/---

__global__ void __launch_bounds__(BLOCK) k_run_expand(RunArr a, uint32_t Q, uint32_t K, RunMask rm,
                                                      const uint32_t* pk, const uint32_t* xs, const uint32_t* qc,
                                                      uint32_t* doc, FlatRec fr, uint32_t lds_iters, uint32_t seg) {
  extern __shared__ uint32_t smw[];
  Q = fr.q(Q);
  const uint32_t iters = (Q + gridDim.x * blockDim.x - 1) / (gridDim.x * blockDim.x);
  const bool mlds = iters <= lds_iters;
  const uint32_t wpb = blockDim.x >> 6;
  if (mlds) {
    const uint32_t nw = (Q + 63) >> 6;
    for (uint32_t j = threadIdx.x; j < iters * wpb; j += blockDim.x) {
      const uint32_t w = (blockIdx.x + (j / wpb) * gridDim.x) * wpb + j % wpb;
      const unsigned long long m = w < nw ? rm.hm[w] : 0ULL;
      smw[3 * j] = static_cast<uint32_t>(m);
      smw[3 * j + 1] = static_cast<uint32_t>(m >> 32);
      smw[3 * j + 2] = w < nw ? rm.hb[w] : 0u;
    }
  }
  __syncthreads();
  const uint32_t lane = threadIdx.x & 63, stride = gridDim.x * blockDim.x;
  const unsigned long long below = (2ULL << lane) - 1ULL;
  auto run_at = [&](uint32_t it, uint32_t q) -> uint32_t {
    unsigned long long mq;
    uint32_t bq;
    if (mlds) {
      const uint32_t* e = smw + 3 * (it * wpb + (threadIdx.x >> 6));
      mq = (static_cast<unsigned long long>(e[1]) << 32) | e[0];
      bq = e[2];
    } else {
      mq = rm.hm[q >> 6];
      bq = rm.hb[q >> 6];
    }
    return bq + static_cast<uint32_t>(__popcll(mq & below)) - 1u;
  };
  uint32_t q0 = blockIdx.x * blockDim.x;
  uint2 hn = make_uint2(0u, ABSENT);
  uint32_t pn = 0;
  uint4 en = make_uint4(0u, 0u, 0u, 0u);
  auto fetch = [&](uint32_t it, uint32_t q) {
    if (q < Q) {
      const uint32_t r = run_at(it, q);
      hn = a.hh[r];
      pn = a.posh[r];
      en = a.rr[r];
    }
  };
  fetch(0, q0 + threadIdx.x);
  for (uint32_t it = 0; q0 < Q; q0 += stride, ++it) {
    const uint32_t q = q0 + threadIdx.x;
    const uint2 h = hn;
    const uint32_t ph = pn;
    const uint4 er = en;
    hn = make_uint2(0u, ABSENT);
    if (q0 + stride < Q) fetch(it + 1, q + stride);
    if (q >= Q || h.y == ABSENT) continue;
    uint32_t p = ph + (q - h.x);
    const uint32_t e0 = er.z, e1 = er.w;
    if (e1 > e0) {
      uint32_t lo = e0, hi = e1;
      while (lo < hi) {
        const uint32_t mid = (lo + hi) >> 1;
        if (pk[mid] < q) lo = mid + 1;
        else hi = mid;
      }
      if (lo > e0) p += seg ? (xs[lo - 1] & ~SEGF) : xs[lo - 1] - run_S(xs, e0);
    }
    if (p < K) doc[p] = 1 + (qc ? qc[q] : q);
  }
}

__global__ void __launch_bounds__(BLOCK) k_fl_count(uint32_t Q, const uint32_t* ep, uint32_t* cnt) {
  uint32_t hot = 0;
  GRID_STRIDE(x, Q) {
    const uint32_t d = ep[x];
    if (d == ABSENT) continue;
    if (d == Q) ++hot;
    else atomicAdd(&cnt[d], 1u);
  }
  hot = block_sum(hot);
  if (threadIdx.x == 0 && hot) atomicAdd(&cnt[Q], hot);
}

thread_local crdtm_ctx* g_prof = nullptr;

void mark_begin(crdtm_ctx* c, hipStream_t st) {
  if (!c->profile) return;
  if (c->pending) hipEventDestroy(c->pending);
  c->pending = nullptr;
  hipEvent_t e;
  if (hipEventCreate(&e) != hipSuccess) return;
  hipEventRecord(e, st);
  c->pending = e;
}
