# areanddee/Sharding-the-Sphere-Fall-2025-JAX-DevLab-Examples

Hardware: AMD Instinct MI355X
Metric: cell-updates/sec (whole node) at C96 (higher is better)
Workload: dtype fp64; 1 GPU; global_batch=1, seq_len=55296, parallelism=spatial tiles: 24 tiles over 1 GPU(s), auto partition, N=96, tiles_per_edge=2, integrator=ssprk3, backend=hip, comm=none, steps_per_launch=6, fused_block=16, graph_replayed_steps=0, direct_launch_steps=1662, kernel_launches=277, eager_steps=0

## Files before the change

### sharding-the-sphere-fall-2025-jax-devlab-examples_amd/ops/build.py

```python
from __future__ import annotations

import argparse
import os
import subprocess
import sys

HERE = os.path.dirname(os.path.abspath(__file__))
CSRC = os.path.join(HERE, "csrc")
LIB = os.path.join(HERE, "libstsp.so")
SOURCES = ["stage_kernel.hip", "march_kernel.hip", "march3_kernel.hip", "swe_tracer_stage.hip", "fused_step.hip", "derived_kernel.hip", "latlon_kernel.hip", "points_kernel.hip", "spectra_kernel.hip", "synth_kernel.hip", "tt_kernels.hip", "tt_persist.hip", "runtime.cpp"]
HEADERS = ["stsp_kernels.h", "stage_common.h", "xg_ring.h", "xg_codec.h", "march_common.h", "tt_common.h", "runtime.h", "rccl_abi.h"]
ARCH = os.environ.get("STSP_OFFLOAD_ARCH", "gfx950")
VARIANT_FLAGS = {"": [], "diag": ["-DSTSP_STAMPS"],
                 "unfused": ["-DSTSP_FUSE_FACES=0"], "pe0": ["-DSTSP_PE_WAVE=0"],
                 "ownw0": ["-DSTSP_OWN_SKIP0=0"], "w9": ["-DSTSP_W10=0"], "swsqrt": ["-DSTSP_HW_SQRT=0"],
                 "selslope": ["-DSTSP_SIGN_SLOPE=0"], "wpe6": ["-DSTSP_WPE=6"], "wpe7": ["-DSTSP_WPE=7"],
                 "fp_alledge": ["-DSTSP_FPROBE_ALLEDGE=1"],
                 "xgfence": ["-DSTSP_XG_FENCE=1"],
                 "hrt0": ["-DSTSP_FUSED_TAIL_OWN=0", "-DSTSP_FUSED_POLL2=0", "-DSTSP_FUSED_RF_MINB=1000"],
                 "hrt1": ["-DSTSP_FUSED_POLL2=0", "-DSTSP_FUSED_RF_MINB=1000"],
                 "hrt12": ["-DSTSP_FUSED_RF_MINB=1000"]}


def lib_for(variant: str = "") -> str:
    return LIB if not variant else os.path.join(HERE, f"libstsp_{variant}.so")


def _hipcc() -> str:
    for c in (os.environ.get("HIPCC"), "/opt/rocm/bin/hipcc", "hipcc"):
        if c and (os.path.exists(c) or c == "hipcc"):
            return c
    raise RuntimeError("hipcc not found")


def needs_build(variant: str = "") -> bool:
    lib = lib_for(variant)
    if not os.path.exists(lib):
        return True
    t = os.path.getmtime(lib)
    for f in SOURCES + HEADERS:
        p = os.path.join(CSRC, f)
        if os.path.exists(p) and os.path.getmtime(p) > t:
            return True
    return False
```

\---

_Task to carry out_
Working from the entries above, find every line in which the word "fetch" occurs and copy it.

_Response for this exercise_
  auto fetch = [&](uint32_t it, uint32_t q) {
  fetch(0, q0 + threadIdx.x);
    if (q0 + stride < Q) fetch(it + 1, q + stride);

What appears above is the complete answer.